Yine Mahalli İdareler Bütçe ve Muhasebe Yönetmeliği'nin 481-Gider tahakkukları hesabının niteliğinin anlatıldığı 338’inci maddesinde, bu hesabın tahakkuk etmiş giderlerden kaynaklanan ancak, içinde bulunulan faaliyet dönemini takip eden dönemden sonraki dönemlerde ödenebilir duruma gelecek olan borçların izlenmesi için kullanılacağı hüküm altına alınmıştır. Bu hesabın kullanılmasında asıl amaç, muhasebenin temel kavramlarından olan 'dönemsellik ilkesinin' bir gereği olarak faiz giderlerinin ilgili mali yıllara yansıtılmasının sağlanmasıdır. Kaldı ki, hesaba ilişkin işlemlerin anlatıldığı 339’uncu maddenin ikinci fıkrasında, “mali borçlar için ay sonlarında hesaplanan ve sonraki dönemlerde ödenecek olan işlemiş faiz giderleri bu hesaba kaydedilir.” denilerek ay sonunda hesaplanan ve sonraki dönemlerde değil, doğrudan ödenen faiz giderlerinin 481 no.lu hesapla ilişkilendirilemeyeceği açıkça belirtilmiştir.
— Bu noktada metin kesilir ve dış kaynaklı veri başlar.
#ifndef ESLAM_K1D_WPE
// ... 10 lines not shown
    const uint64_t nchunks = (n + csz - 1) / csz;
    Ctl* ctl = a.ctl;
    if (ctl->err & kFaultTimeout) return;
    const uint32_t gath = ctl->gather;
    const uint32_t cur = ctl->base ^ ctl->flip;
    if (WEIGHT && blockIdx.x == 0 && threadIdx.x == 0) ctl->k3_base = cur;
    const uint32_t st_off = __builtin_amdgcn_readfirstlane(cur ? KOFF(s[1]) : KOFF(s[0]));
    const uint32_t si_off = __builtin_amdgcn_readfirstlane(gath ? (ctl->base ? KOFF(s[1]) : KOFF(s[0])) : st_off);
    const int wexp = ctl->wexp;
    double spread = 0.0;
    bool do_spread = false;
    double tf = 0.0, rf = 0.0;
    if (PROJECT) {
        spread = dm_weighting_function(ctl->max_weight, 0.0, a.p.spread_threshold, 0.0);
        do_spread = spread > 0 && !a.p.hash_use;
        tf = a.p.spread_trans * spread;
        rf = a.p.spread_rot * spread;
    }

    extern __shared__ __attribute__((aligned(16))) unsigned char smem[];
    Window win;
    win.on = 0;
    if (WEIGHT) win = stage_window(a.map, a.p, ctl, 6.0 * tf, smem + kStatsLds);
    ESLAM_STAMP(g_stamps_k1, 1);

    double maxm = 0.0;
    uint32_t nDTP = 0, werr = 0, flag = 0;
    uint32_t touched = 0;
    float bb[4] = {-INFINITY, -INFINITY, -INFINITY, -INFINITY};
    uint64_t limb = 0;
    const int sa = DM_FX_SCALE - wexp, sb = DM_FX_SCALE - 2 * wexp;

    uint64_t chunk = (uint64_t)blockIdx.x * kWaves + wave;
    bool active = chunk < nchunks;
    if (a.sel.mode == 1u) {
        active = chunk >= a.sel.cdev[0] && chunk < a.sel.cdev[1];
    } else if (a.sel.mode == 2u) {
        chunk = chunk < a.sel.c_lo ? chunk : a.sel.c_hi + (chunk - a.sel.c_lo);
        active = chunk < nchunks;
    }
    if (active) {
    const uint64_t lbase = chunk * csz;
    constexpr uint32_t kNoBucket = 0xffu;
    double curA = 0.0, curB = 0.0;
    uint32_t cur_b = kNoBucket;
    constexpr bool kRegAcc = DELTA;
    double accA[kRegAcc ? DM_NBUCKETS : 1], accB[kRegAcc ? DM_NBUCKETS : 1];
#pragma unroll
    for (int k = 0; k < (kRegAcc ? DM_NBUCKETS : 1); ++k) accA[k] = accB[k] = 0.0;
    double accSW = 0.0;

    for (uint32_t j = 0; j < J; ++j) {
        const uint64_t row0 = lbase + 64ull * j;
        if (row0 >= n) break;
        const uint64_t i = row0 + lane;
        uint32_t src = (uint32_t)i;
        const gmem<const Rec>* rc = nullptr;
        uint32_t rec_anc = 0;
        bool clr = false;
        if (gath) {
            const su8 g = kl8(KOFF(gv));
            const su2 gf = kl2(KOFF(gv.record));
            gmem<uint32_t>* marks = kp<uint32_t>(g, 0);
            const uint32_t carry = kp<const uint32_t>(g, 1)[row0 / kRow] + 1u;
            uint32_t m = 0;
            if (i < n) { m = marks[i]; clr = m != 0; }
            m = wave_incl_max_u32(m);
            m = m > carry ? m : carry;
            src = decode_source(m - 1u, gf[1], kp<const Rec>(g, 3), &rc);
            rec_anc = gf[0];
        }
        uint32_t bucket = kNoBucket;
        double am = 0.0, am2 = 0.0;
        bool rowerr = false;
        if (i < n) {
        double x, y, th, z, zs, w, mp_in = 0.0;
        uint32_t fl_in = 0;
        if (rc) {
            x = rc->x; y = rc->y; th = rc->th; z = rc->z; zs = rc->zs; w = rc->w;
            mp_in = rc->mprob; fl_in = (uint8_t)rc->src;
        } else {
            const StatePtrs si = kstate(si_off);
            x = si.x[src]; y = si.y[src]; th = si.th[src]; z = si.z[src];
            zs = si.zs[src]; w = si.w[src];
            if (!WEIGHT && gath) { mp_in = si.mprob[src]; fl_in = si.flags[src]; }
        }
        if (gath && rec_anc) {
            const su2 ga = kl2(KOFF(gv.anc));
            const uint64_t gbase = kq(kl2(KOFF(p.gbase)), 0);
            kp<uint32_t>(ga, 0)[i] = rc ? (uint32_t)(rc->src >> 8) : (uint32_t)(gbase + src);
        }
        const double w_in = w;
        double mprob = 0.0;
        uint32_t flags = 0;
        if (PROJECT) {
            const su8 key = kl8(KOFF(p.seed));
            const uint64_t gi = kq(key, 2) + i;
            const dm_philox_ctr d0 = dm_draw(kq(key, 0), DM_STREAM_PROJECT, kq(key, 1), gi, 0);
            const dm_philox_ctr d1 = dm_draw(kq(key, 0), DM_STREAM_PROJECT, kq(key, 1), gi, 1);
            double z0, z1, z2, sn0;
            dm_box_muller32(d0.v[0], d0.v[1], &z0, &z1);
            dm_box_muller32(d0.v[2], d0.v[3], &z2, &sn0);
            const su16 P = kl16(KOFF(p.mu));
            const su8 Q = kl8(KOFF(p.L22));
            const double dx = kd(P, 0) + kd(P, 3) * z0;
            double dy = kd(P, 1) + (kd(P, 4) * z0 + kd(P, 5) * z1);
            const double dth = kd(P, 2) + ((kd(P, 6) * z0 + kd(P, 7) * z1) + kd(Q, 0) * z2);
            if (dm_u32(d1.v[0]) < kd(Q, 1)) dy *= dm_u32(d1.v[1]);
            double s, co;
            dm_sincos(th, &s, &co);
            x += co * dx - s * dy;
            y += s * dx + co * dy;
            th += dth;
            if (kd(Q, 3) > 0.0) {
                if (dm_fabs(th - kd(Q, 2)) > kd(Q, 3)) w *= 0.7;
            }
            const su4 Z = kl4(KOFF(p.z_delta));
            z += kd(Z, 0);
            zs = dm_sqrt_fast(zs * zs + kd(Z, 1));
            if (do_spread) {
                double sn1, sn2;
                dm_box_muller32(d1.v[2], d1.v[3], &sn1, &sn2);
                x += sn0 * tf + 0.0;
                y += sn1 * tf + 0.0;
                th += sn2 * rf + 0.0;
            }
        }
        if (WEIGHT) {
            double s, co;
            dm_sincos(th, &s, &co);
            const double r22 = (1.0 - co) + co;
            const double meas_var = zs * zs + kd(kl2(KOFF(p.me2)), 0);
            uint32_t sid = 0;
            if constexpr (DELTA) {
                sid = store_sid(kp<const uint32_t>(kl2(st_off + (uint32_t)offsetof(DevState, sid)), 0)[i]);
            }
            CMResult r = evaluate_pose<MAXP, BATCH, DELTA, UNG>(win, co, s, r22, x, y, z, meas_var, sid);
            if (meas_var == 0) {
                rowerr = true;
                r.accepted = false;
                r.ncp = 0;
            }
            uint32_t floating;
            double sw = 0.0;
            if (r.accepted) {
                double zvar = zs * zs;
                const double inv_n = dm_recip_small(r.ncp);
                double pose_var;
                if (r.ncp != 0u && (r.ncp & (r.ncp - 1u)) == 0u) pose_var = r.posevar * inv_n;
                else pose_var = r.posevar / (double)r.ncp;
                const double av = zvar - pose_var;
                double delta_var = (av < 1e-9) ? 1e-9 : av;
                if (!(r.zdelta * r.zdelta > delta_var)) {
                    const double gain = zvar / (zvar + r.zvar);
                    z += gain * r.zdelta;
                    const double var_gain = delta_var / (delta_var + r.zvar);
                    delta_var = (1.0 - var_gain) * delta_var;
                    zvar = pose_var + delta_var;
                }
                zs = dm_sqrt_fast(zvar);
                if (r.ncp == 0u) {
                    z = dm_from_bits(0x7ff8000000000000ull);
                    zs = dm_from_bits(0x7ff8000000000000ull);
                }
                w *= r.weight;
                mprob = r.weight;
                floating = 0;
                maxm = (maxm < r.weight) ? r.weight : maxm;
                nDTP += 1u + (r.ncp << 16);
                const uint32_t use_shape = kl2(KOFF(p.use_shape))[0];
                if (!use_shape || r.ncp == 0) sw = dm_pow(r.weight, inv_n);
                else sw = r.weight == 0.0 ? 0.0 : dm_exp((-0.5 * r.s2) * inv_n);
            } else {
                floating = 1;
                mprob = 1.0;
            }
            bucket = r.ncp < DM_NBUCKETS - 1 ? r.ncp : DM_NBUCKETS - 1;
            am = w * mprob;
            am2 = am * am;
            accSW = accSW + sw;
            flags = (r.ncp & 0x7fu) | (floating << 7);
        } else {
            mprob = mp_in;
            flags = fl_in;
        }
        const StatePtrs st = kstate(st_off);
        if (PROJECT || gath) {
            K1_ST(st.x + i, x);
            K1_ST(st.y + i, y);
            K1_ST(st.th + i, th);
        }
        if (WEIGHT || gath) {
            K1_ST(st.mprob + i, mprob);
            K1_ST(st.flags + i, (uint8_t)flags);
        }
        if (PROJECT || WEIGHT) {
            K1_ST(st.z + i, z);
            K1_ST(st.zs + i, zs);
            if (gath || w != w_in || w != w) K1_ST(st.w + i, w);
        }
        if (clr) kp<uint32_t>(kl2(KOFF(gv.marks)), 0)[i] = 0;
        {
            const float xf = (float)x, yf = (float)y;
            bb[0] = __builtin_fmaxf(bb[0], -xf);
            bb[1] = __builtin_fmaxf(bb[1], xf);
            bb[2] = __builtin_fmaxf(bb[2], -yf);
            bb[3] = __builtin_fmaxf(bb[3], yf);
        }
        }
        if (WEIGHT) {
            werr |= __ballot(rowerr) != 0ull ? 1u : 0u;
            uint64_t todo = __ballot(bucket != kNoBucket);
            while (todo) {
                const uint32_t b0 = (uint32_t)__builtin_amdgcn_readlane((int)bucket, (int)__builtin_ctzll(todo));
                const bool mine = bucket == b0;
                if constexpr (kRegAcc) {
                    touched |= 1u << b0;
#pragma unroll
                    for (uint32_t k = 0; k < (uint32_t)DM_NBUCKETS; ++k) {
                        if (k == b0) {
                            accA[k] = accA[k] + (mine ? am : 0.0);
                            accB[k] = accB[k] + (mine ? am2 : 0.0);
                        }
                    }
// ... 2641 lines not shown
    for (uint64_t a = (uint64_t)blockIdx.x * kBlock + threadIdx.x; a < (1ull << 32); a += stride) {
        const float x = (float)(-2.0 * dm_log_bm(dm_u32((uint32_t)a)));
        cnt += __float_as_uint(dm_sqrtf_pos(x)) != __float_as_uint(__builtin_sqrtf(x)) ? 1u : 0u;
    }
    cnt = wave_sum_u32(cnt);
    if ((threadIdx.x & 63u) == 0 && cnt) atomicAdd(bad, (unsigned long long)cnt);
}

}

Bunun yanı sıra mezkur Yönetmelik’in 233, 235, 237 ve 246’ncı maddelerinde, ödeme aşamasında, faiz tutarının geçmiş yıllara ilişkin olan kısmının gider tahakkukları hesabındaki tutarlar kapatılarak muhasebeleştirileceği belirtilmiştir. Bu hükümden de anlaşılacağı üzere ilgili döneminde ödenmeyen ve ileri tarihlerde ödenmesi öngörülen faiz giderleri, gider tahakkukları hesabı kullanılarak ilgili dönemin faaliyet giderlerine yansıtılmalı ve faizin ödeme aşaması geldiğinde söz konusu hesap kapatılarak muhasebeleştirme süreci sona erdirilmelidir.
Tüm bunların yanı sıra, 481 nolu hesapta kayıtlı tutarlardan izleyen yılda ödenebilir duruma gelecek olanların, dönem sonunda kısa vadeli yabancı kaynaklar ana hesap grubu
içindeki 381-Gider Tahakkukları Hesabına aktarılacağı ve ödeme işlemlerinin bu hesap üzerinden gerçekleştirileceği de Yönetmelikte hüküm altına alınmıştır.
Yukarıda yer verilen mevzuat hükümleri ve açıklamalara rağmen Ankara Büyükşehir Belediyesi tarafından, 2020 yılında imzalanan 352.000.000,00-TL’lik kredi sözleşmesine binaen hesaplanan 64.750.373,67-TL faiz giderinin tamamının, 2020 yılı faaliyet gideri olarak muhasebeleştirildiği ve bu suretle faaliyet giderleri hesabında, 2021 yılında giderleştirilmesi gereken tutarın da yer alması sebebi ile 40.798.826,72-TL’lik fazlalığa neden olunduğu görülmüştür.
Sonuç olarak, banka kredilerine ilişkin faiz tutarlarının tamamının, kredinin kullanıldığı yıl giderleştirilmesi hatalı bir uygulama olup, kredi faizlerinin mali yılı ilgilendiren tutarının dönemsellik ilkesinin bir gereği olarak ilgili döneminde gider yapılması gerekmektedir. İdare, bulgu doğrultusunda işlem tesis edileceğini bildirmiş olup, bu durum takip eden denetimlerde izlenecektir.